The common-sense definitions relating distance to velocity and time are approximations that hold over cosmically short distances, for which the expansion of space can be approximated to be zero.
Space expands, increasing not only the distance between the emitter and the detector, but also the distance the light must travel on the way from the emitter to the detector. Supposing that the relative velocity between our galaxy and some distant galaxy was 0 13.6 GY ago, the light emitted from that galaxy was emitted when our galaxy was much, much closer than 13.6 GLY away, and that galaxy is now much, much farther than 13.6 GLY away. The distance traveled by the light itself, called the lookback distance, is 13.6 GLY. Astronomers seem to have a habit of using lookback distance when communicating to the public, which avoids confusion in some regards but causes confusion in other regards. In technical publications, I have seen redshift factor ($z$) as a metric of cosmic distances.
Imagine an ant walking along a strip of (very!) stretchy rubber material. He starts out 10cm away from a speck of sugar and walks towards it at 1 cm/s. We mark the place where he starts.

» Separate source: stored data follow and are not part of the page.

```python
class CylindricalNetSplit:

    def __init__(self, layers, device, f24k=True, f24p=F24P_DEFAULT):
        self.wt, self.bias, self.cin, self.cout, self.relu = [], [], [], [], []
        self.entry = "buf_cylindrical_net_split"
        self.form = 1 if f24p else 0
        for w, b, relu in layers:
            cout, cin = w.shape[0], w.shape[1]
            self.wt.append(torch.from_numpy(split_tile_filters(w).view(np.int16)).to(device))
            self.bias.append(torch.from_numpy(np.ascontiguousarray(b, dtype=np.float32)).to(device))
            self.cin.append(cin); self.cout.append(cout); self.relu.append(1 if relu else 0)
        n = len(layers)
        self.status = torch.zeros(1, dtype=torch.int32, device=device)
        self._wp = (C.c_void_p * n)(*[t.data_ptr() for t in self.wt])
        self._bp = (C.c_void_p * n)(*[t.data_ptr() for t in self.bias])
        self._ci = (C.c_int * n)(*self.cin)
        self._co = (C.c_int * n)(*self.cout)
        self._re = (C.c_int * n)(*self.relu)
        self.last_flags = None
        self.safe = n == 8 and _lib.lib().buf_cylindrical_net_wg_supports(self._ci, self._co) == 0 and not os.environ.get('BUF_SPLIT_UNSAFE')
        if self.safe:
            tiled = [cyl_layer_filters(w, f24k) for w, _, _ in layers]
            self.wt_wg = [torch.from_numpy(wt).to(device) for wt, _ in tiled]
            self._wwp = (C.c_void_p * n)(*[t.data_ptr() for t in self.wt_wg])
            self._re_safe = (C.c_int * n)(*[r | f for r, (_, f) in zip(self.relu, tiled)])

    def _safe_call(self, x, head):
        L = _lib.lib()
        x = x.contiguous()
        P = x.shape[0]
        out = torch.empty((P, self.cout[-1], 7, 20), dtype=torch.float32, device=x.device)
        desc = torch.empty((P, 32), dtype=torch.float32, device=x.device) if head is not None else None
        self.last_flags = torch.empty((max(P, 1),), dtype=torch.int32, device=x.device)
        check(L.buf_cylindrical_net_split_safe_form(_ptr(x), P, self._wp, self._wwp, self._bp, self._ci, self._co, self._re_safe, self.form,
                                                    _ptr(head.params) if head is not None else None, _ptr(out), _ptr(desc), _ptr(self.status),
                                                    _ptr(self.last_flags), _stream()), "buf_cylindrical_net_split_safe_form")
        return (desc, out) if head is not None else out

    def __call__(self, x):
        if self.safe:
            return self._safe_call(x, None)
        L = _lib.lib()
        x = x.contiguous()
        P = x.shape[0]
        y = torch.empty((P, self.cout[-1], 7, 20), dtype=torch.float32, device=x.device)
        check(L.buf_cylindrical_net_split(_ptr(x), P, self._wp, self._bp, self._ci, self._co, self._re, _ptr(y), _ptr(self.status), _stream()),
              self.entry)
        return y
# ... 194 lines not shown
```

### include/buffer_hip.h

```cpp
#ifndef BUFFER_HIP_H
#define BUFFER_HIP_H
#include <stddef.h>
#include <stdint.h>
#ifdef __cplusplus
extern "C" {
#endif

#define BUF_OK            0
#define BUF_EINVAL       -1
#define BUF_EHIP         -2
#define BUF_EWORKSPACE   -3
#define BUF_ECAPACITY    -4
#define BUF_ENODEVICE    -5
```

However, we stretch the rubber strip at such a rate that for every 1cm of distance, the length of the rubber increases at a rate of 0.2 cm/s. The longer the distance, the more it stretches in a given period of time. The ant keeps walking and walking, but he only ever gets farther from the the sugar. After 3 seconds, the ant has traveled 3 centimeters, the distance between the starting mark and the sugar is about 18cm, the distance from the ant to the sugar is about 14cm, and the distance from the ant to the starting mark is about 4 cm.
Here the ant represents light moving from fairly nearby objects in the early universe, when the rate of expansion (that is: how much stretch per unit distance) was much higher than it is now.
Suppose that as time goes on, the stretching rate of the strip gets gradually smaller and smaller. If the ant started out close enough, and the stretching rate gets small enough, even though he may be hundreds of centimeters from the sugar by time it happens, there may eventually come a time when the ant's steady 1 cm/s march across the stretchy rubber exceeds the stretching speed. If it does, even by a tiny bit, it will eventually reach the sugar, because as the ant keeps going, and the distance to the sugar gets less, the amount that the distance to the sugar stretches per second will also get less. But all the while, the distance to the starting mark will keep increasing.
Here the ant represents light that was emitted in the early universe from a cosmically close distance, traveled for 13+ billion years from a starting point that is now 30+ billion light years away from us, and has finally reached the detector.